▸ ASSIGNMENT
What is the number of lines in the data below that hold the word "None"? Give nothing beyond that number.

Stored items:
◆ ◆ ◆ ◆ ◆ ◆ ◆

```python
_VP, _SZ, _U32P, _U16P, _U64P = C.c_void_p, C.c_size_t, C.c_void_p, C.c_void_p, C.c_void_p
SYMBOLS = [
    ("mic_create", C.c_int, [C.POINTER(MicConfig), C.POINTER(_VP)]),
    ("mic_destroy", C.c_int, [_VP]),
    ("mic_last_error", C.c_char_p, []),
    ("mic_device_count", C.c_int, [C.POINTER(C.c_int)]),
    ("mic_db_load_files", C.c_int, [_VP, C.c_char_p, C.c_int, C.c_uint32, C.c_uint64, C.c_uint64]),
    ("mic_db_load_host", C.c_int, [_VP, _VP, C.c_uint64, _VP, C.c_int, _VP, C.c_uint32, C.c_uint64, C.c_uint64]),
    ("mic_db_load_device", C.c_int, [_VP, _VP, C.c_uint64, _VP, C.c_int, _VP, C.c_uint32, C.c_uint64, C.c_uint64]),
    ("mic_db_set_part", C.c_int, [_VP, C.c_uint32, C.c_uint32]),
    ("mic_db_reserve_hbm", C.c_int, [_VP, C.c_uint64]),
    ("mic_peer_matrix", C.c_int, [C.POINTER(C.c_int), C.c_int]),
    ("mic_device_memory", C.c_int, [C.c_int, C.POINTER(C.c_uint64), C.POINTER(C.c_uint64)]),
    ("mic_db_load_files_multi", C.c_int, [C.POINTER(C.c_void_p), _SZ, C.c_char_p, C.c_int, C.c_uint32]),
    ("mic_db_kernel_name", C.c_int, [_VP, C.c_char_p, _SZ]),
    ("mic_db_get_info", C.c_int, [_VP, C.POINTER(MicDbInfo)]),
    ("mic_db_unload", C.c_int, [_VP]),
    ("mic_db_last_build_report", C.c_char_p, []),
    ("mic_batches_alloc", C.c_int, [_VP, _SZ, _SZ, _SZ, _U32P, C.c_int, C.POINTER(_VP), C.POINTER(_VP), C.POINTER(_VP),
                                    C.POINTER(_VP)]),
    ("mic_batch_ready", C.c_int, [_VP, _SZ, _SZ, _SZ]),
    ("mic_batch_query", C.c_int, [_VP, _SZ, C.c_int, C.c_int]),
    ("mic_batch_wait", C.c_int, [_VP, _SZ]),
    ("mic_batch_dense_counts", C.c_int, [_VP, _SZ, _SZ, _VP]),
    ("mic_batch_check", C.c_int, [_VP, _SZ, C.POINTER(C.c_int)]),
    ("mic_batch_merge_shards", C.c_int, [C.POINTER(C.c_void_p), _SZ, _SZ]),
    ("mic_batch_query_group", C.c_int, [C.POINTER(C.c_void_p), _SZ, _SZ, C.c_int]),
    ("mic_sync", C.c_int, [_VP]),
    ("mic_thread_bind_near_device", C.c_int, [_VP, C.c_int]),
    ("mic_batches_free", C.c_int, [_VP]),
    ("mic_query_device", C.c_int, [_VP, _VP, _VP, _SZ, _VP, _VP, _VP]),
    ("mic_resolve_flagged_device", C.c_int, [_VP, _VP, _VP, _VP, _VP, _VP, C.POINTER(_SZ)]),
    ("mic_merge_rows_device", C.c_int, [_VP, _VP, _VP, _VP, _SZ, _VP]),
    ("mic_result_from_rows_device", C.c_int, [_VP, _VP, _VP, _SZ, _VP]),
    ("mic_count_dense_device", C.c_int, [_VP, _VP, _VP, _VP, _SZ, _VP, _VP]),
    ("mic_result_from_dense_device", C.c_int, [_VP, _VP, _VP, _SZ, _VP, _VP, _VP]),
    ("mic_probe_stats_device", C.c_int, [_VP, _VP, _VP, _SZ, C.POINTER(C.c_uint64)]),
    ("mic_last_query_ms", C.c_int, [_VP, C.POINTER(C.c_float)]),
    ("mic_last_crowd_stats", C.c_int, [_VP, C.POINTER(C.c_uint32)]),
    ("mic_debug_fetch_crowd", C.c_int, [_VP, _VP, _SZ, C.POINTER(C.c_uint32)]),
    ("mic_debug_stream_pool", C.c_int, [C.POINTER(C.c_uint32)]),
    ("mic_ingest_alloc", C.c_int, [_VP, _SZ, _SZ, C.POINTER(C.c_char_p), C.c_uint32, C.c_int, C.POINTER(_VP)]),
    ("mic_ingest_classify", C.c_int, [_VP, _SZ, _SZ, C.c_int, C.POINTER(MicIngestResult)]),
    ("mic_ingest_classify_group", C.c_int, [C.POINTER(C.c_void_p), _SZ, _SZ, _SZ, _SZ, C.c_int, C.POINTER(MicIngestResult)]),
    ("mic_ingest_fetch_group_rows", C.c_int, [_VP, _SZ, _SZ, _VP, _SZ, C.POINTER(C.c_uint64), C.POINTER(C.c_uint32)]),
    ("mic_ingest_group_stats", C.c_int, [_VP, C.POINTER(C.c_double), _SZ]),
    ("mic_ingest_fetch_packed", C.c_int, [_VP, _SZ, _VP, _SZ, _VP, _SZ, C.POINTER(C.c_uint64), C.POINTER(C.c_uint64)]),
    ("mic_ingest_free", C.c_int, [_VP]),
    ("mic_gz_inflate_device", C.c_int, [_VP, _VP, _SZ, C.POINTER(_VP), C.POINTER(_SZ), C.POINTER(C.c_uint32)]),
    ("mic_gz_copy_text", C.c_int, [_VP, _VP, _SZ, _SZ, _VP]),
    ("mic_gz_free_text", C.c_int, [_VP, _VP]),
    ("mic_gz_reserve", C.c_int, [_VP, _SZ, C.c_uint32]),
    ("mic_gz_reserve_bytes", C.c_uint64, [_SZ, C.c_uint32]),
    ("mic_gz_release", C.c_int, [_VP]),
    ("mic_pairs_index_device", C.c_int, [_VP, _VP, _SZ, _VP, _SZ, C.POINTER(_VP), C.POINTER(C.c_uint64), C.POINTER(C.c_uint32)]),
    ("mic_pairs_offsets", C.c_int, [_VP, C.POINTER(C.POINTER(C.c_uint64)), C.POINTER(_SZ), C.POINTER(C.c_uint32)]),
    ("mic_pairs_merge_to_slot", C.c_int, [_VP, _VP, C.c_uint64, C.c_uint64, _SZ, C.POINTER(_SZ)]),
    ("mic_pairs_text", C.c_int, [_VP, _VP, C.c_uint64, C.c_uint64, _VP, _SZ, C.POINTER(_SZ)]),
    ("mic_pairs_free", C.c_int, [_VP, _VP]),
    ("mic_text_index_device", C.c_int, [_VP, _VP, _SZ, C.POINTER(_VP), C.POINTER(C.c_uint64), C.POINTER(C.c_uint32)]),
    ("mic_text_index_front_device", C.c_int, [_VP, _VP, _SZ, C.POINTER(_VP), C.POINTER(C.c_uint64), C.POINTER(C.c_uint64), C.POINTER(C.c_uint32)]),
    ("mic_gz_stream_open", C.c_int, [_VP, _VP, _SZ, C.c_uint32, C.POINTER(_VP), C.POINTER(_VP), C.POINTER(_SZ)]),
    ("mic_gz_stream_next", C.c_int, [_VP, C.POINTER(_SZ), C.POINTER(C.c_int)]),
    ("mic_gz_stream_close", C.c_int, [_VP, C.c_int]),
    ("mic_text_offsets", C.c_int, [_VP, C.POINTER(C.POINTER(C.c_uint64)), C.POINTER(_SZ), C.POINTER(C.c_uint32)]),
    ("mic_text_to_slot", C.c_int, [_VP, _VP, C.c_uint64, C.c_uint64, _SZ, C.POINTER(_SZ)]),
    ("mic_text_copy", C.c_int, [_VP, _VP, C.c_uint64, C.c_uint64, _VP, _SZ, C.POINTER(_SZ)]),
    ("mic_text_free", C.c_int, [_VP, _VP]),
    ("mic_text_format", C.c_int, [_VP]),
    ("mic_abundance_start", C.c_int, [_VP, C.POINTER(MicAbundFilter)]),
    ("mic_abundance_fetch", C.c_int, [_VP, _VP, _SZ]),
    ("mic_abundance_stop", C.c_int, [_VP]),
    ("mic_abundance_device", C.c_int, [_VP, _VP, _VP, _SZ, C.POINTER(MicAbundFilter), _VP, _VP]),
    ("mic_abundance_host", C.c_int, [_VP, _VP, _SZ, C.c_int, C.c_uint32, C.POINTER(MicAbundFilter), _VP]),
    ("mic_abund_parse", C.c_int, [C.c_char_p, C.c_uint32, C.POINTER(C.c_uint64), C.POINTER(C.c_uint64)]),
    ("mic_rollup_check", C.c_int, [C.c_uint32, C.c_uint32, _VP]),
    ("mic_rollup_set", C.c_int, [_VP, C.c_uint32, _VP]),
    ("mic_rollup_layout", C.c_int, [_VP, _VP, C.POINTER(C.c_uint64)]),
    ("mic_rollup_device", C.c_int, [_VP, _VP, _VP, _SZ, C.POINTER(MicAbundFilter), _VP, _VP, _VP, _VP]),
    ("mic_rollup_dense_device", C.c_int, [_VP, _VP, _VP, _SZ, _VP, C.POINTER(MicAbundFilter), _VP, _VP, _VP, _VP]),
    ("mic_rollup_host", C.c_int, [_VP, C.c_uint32, _VP, _VP, _SZ, C.c_int, C.c_uint32, C.c_uint32, _VP, C.POINTER(MicAbundFilter),
                                  _VP, _VP, _VP]),
    ("mic_rollup_start", C.c_int, [_VP, C.POINTER(MicAbundFilter)]),
    ("mic_rollup_fetch", C.c_int, [_VP, _VP, _SZ]),
    ("mic_rollup_stop", C.c_int, [_VP]),
    ("mic_ingest_rollup_rows", C.c_int, [_VP, _SZ, C.POINTER(_VP), C.POINTER(C.c_uint64)]),
    ("mic_format_ratio_g", C.c_int, [C.c_uint32, C.c_uint32, C.c_char_p]),
    ("mic_key_bytes_rule", C.c_int, [C.c_uint64, C.c_int]),
    ("mic_index_reads", C.c_long, [_VP, _SZ, _SZ, _U64P, _U64P, _U64P, _U64P, _U64P]),
    ("mic_index_reads_parallel", C.c_long, [_VP, _SZ, C.c_int, _SZ, _U64P, _U64P, _U64P, _U64P, _U64P]),
    ("mic_find_record_start", _SZ, [_VP, _SZ, _SZ]),
    ("mic_find_record_start_in", _SZ, [_VP, _SZ, C.c_int, _SZ]),
    ("mic_pack_bound", _SZ, [_U64P, _U64P, _SZ, C.c_int]),
    ("mic_pack_reads", _SZ, [_VP, _U64P, _U64P, _U64P, _SZ, C.c_int, _U32P, _U16P, _SZ]),
    ("mic_csv_header", C.c_int, [C.c_char_p, _SZ, C.c_int, C.POINTER(C.c_char_p), C.c_uint32]),
    ("mic_csv_line", C.c_int, [C.c_char_p, _SZ, _VP, _SZ, C.c_uint64, C.c_int, C.c_int, _VP, C.POINTER(C.c_char_p),
                               C.c_uint32, C.c_int, _VP, _VP]),
    ("mic_db_build", C.c_int, [C.POINTER(C.c_char_p), _VP, _SZ, C.c_int, C.c_uint64, C.c_int, C.c_uint32, C.c_uint32, C.c_char_p,
                               C.c_int, C.c_int, C.c_uint32, C.POINTER(C.c_uint64)]),
    ("mic_db_build_error", C.c_char_p, []),
    ("mic_synth_db_device", C.c_int, [C.POINTER(MicSynthSpec), _VP, _VP, _VP, C.c_uint64, C.POINTER(C.c_uint64), _VP]),
    ("mic_synth_read_pitch", C.c_uint32, [C.c_uint32, C.c_int]),
    ("mic_synth_reads_device", C.c_int, [C.POINTER(MicSynthSpec), C.c_uint64, _SZ, C.c_uint32, C.c_double, C.c_double,
                                         C.c_double, _VP, _VP, _SZ, _VP, _VP]),
    ("mic_synth_reads_device2", C.c_int, [C.POINTER(MicSynthSpec), C.c_uint64, _SZ, C.c_uint32, C.c_int, C.c_double, C.c_double,
                                          C.c_double, _VP, _VP, _SZ, _VP, _VP]),
    ("mic_synth_text_record_bytes", _SZ, [C.c_uint32, C.c_int]),
    ("mic_synth_reads_text_device", C.c_int, [C.POINTER(MicSynthSpec), C.c_uint64, _SZ, C.c_uint32, C.c_double, C.c_double,
                                              C.c_double, C.c_int, C.c_int, _VP, _SZ, _VP]),
]

_lib = None


def build(verbose=False):
    r = subprocess.run(["make", "-C", CSRC, "all"], capture_output=True, text=True)
    if r.returncode != 0:
        raise RuntimeError("building libmi_clark.so failed:\n" + r.stdout[-4000:] + r.stderr[-4000:])
    if verbose:
        print(r.stdout)
    return LIB_PATH


def _share_hip_runtime_with_torch():
    if os.environ.get("MIC_NO_TORCH_HIP"):
        return
    try:
        spec = importlib.util.find_spec("torch")
    except Exception:
        spec = None
    if spec is None or not spec.origin:
        return
    p = os.path.join(os.path.dirname(spec.origin), "lib", "libamdhip64.so")
    if os.path.exists(p):
        try:
            C.CDLL(p, mode=C.RTLD_GLOBAL)
        except OSError:
            pass


def load():
    global _lib
    if _lib is not None:
        return _lib
    _share_hip_runtime_with_torch()
    if not os.path.exists(LIB_PATH):
        raise ImportError(f"{LIB_PATH} is missing: run `python -c 'import __graft_entry__ as g; g.build()'` "
                          "(there is no CPU fallback for the k-mer query path)")
    lib = C.CDLL(LIB_PATH)
    for name, res, args in SYMBOLS:
        fn = getattr(lib, name)
        fn.restype = res
        fn.argtypes = args
    _lib = lib
    return lib


def check(rc):
    if rc != 0:
        raise MicError(rc, load().mic_last_error().decode(errors="replace"))
```

cuclark_amd/csrc/mic_engine.hip:

```cpp
#include "mi_clark.h"
#include "mic_internal.h"

#include <errno.h>
#include <stdarg.h>
#include <stdio.h>
#include <stdlib.h>
#include <string.h>
#include <time.h>

#include <sched.h>

#include <algorithm>
#include <mutex>
#include <string>
#include <atomic>
#include <thread>
#include <unistd.h>
#include <utility>
#include <vector>

int mic_bind_thread_near_device(int device, int on);
bool mic_peer_enable(int from, int to);
void mic_peer_enable_engines(mic_engine* const* engines, size_t n);

// ... 36 lines not shown
  return he;
}

void mic_stream_put(hipStream_t s) {
  if (!s) return;
  (void)hipStreamSynchronize(s);
  StreamPool& P = pool();
  std::lock_guard<std::mutex> lk(P.mu);
  for (const auto& a : P.all_streams) if (a.second == s) { P.free_streams.push_back(a); return; }
}

hipError_t mic_event_get(hipEvent_t* ev, bool timing) {
  int dev = 0;
  hipError_t he = hipGetDevice(&dev);
  if (he != hipSuccess) return he;
  const int key = dev * 2 + (timing ? 1 : 0);
  StreamPool& P = pool();
  {
    std::lock_guard<std::mutex> lk(P.mu);
    for (size_t i = 0; i < P.free_events.size(); ++i)
      if (P.free_events[i].first == key) { *ev = P.free_events[i].second; P.free_events.erase(P.free_events.begin() + (ptrdiff_t)i); return hipSuccess; }
  }
  he = timing ? hipEventCreate(ev) : hipEventCreateWithFlags(ev, hipEventDisableTiming);
  if (he == hipSuccess) { std::lock_guard<std::mutex> lk(P.mu); P.all_events.emplace_back(key, *ev); }
  return he;
}

extern "C" int mic_debug_stream_pool(uint32_t out[4]) {
  if (!out) return MIC_E_INVALID;
  StreamPool& P = pool();
  std::lock_guard<std::mutex> lk(P.mu);
  out[0] = (uint32_t)P.all_streams.size(); out[1] = (uint32_t)P.free_streams.size();
  out[2] = (uint32_t)P.all_events.size(); out[3] = (uint32_t)P.free_events.size();
  return MIC_OK;
}

void mic_event_put(hipEvent_t ev) {
  if (!ev) return;
  (void)hipEventSynchronize(ev);
  StreamPool& P = pool();
  std::lock_guard<std::mutex> lk(P.mu);
  for (const auto& a : P.all_events) if (a.second == ev) { P.free_events.push_back(a); return; }
}
namespace {
std::mutex g_report_mu;
std::string g_report;
thread_local std::string t_report;

#define HIPTRY(x) do { hipError_t e_ = (x); if (e_ != hipSuccess) \
    return fail(e_ == hipErrorOutOfMemory ? MIC_E_NOMEM : MIC_E_HIP, "%s: %s", #x, hipGetErrorString(e_)); } while (0)
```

◆ ◆ ◆ ◆ ◆ ◆ ◆

▸ RESPONSE TO THE EXERCISE
4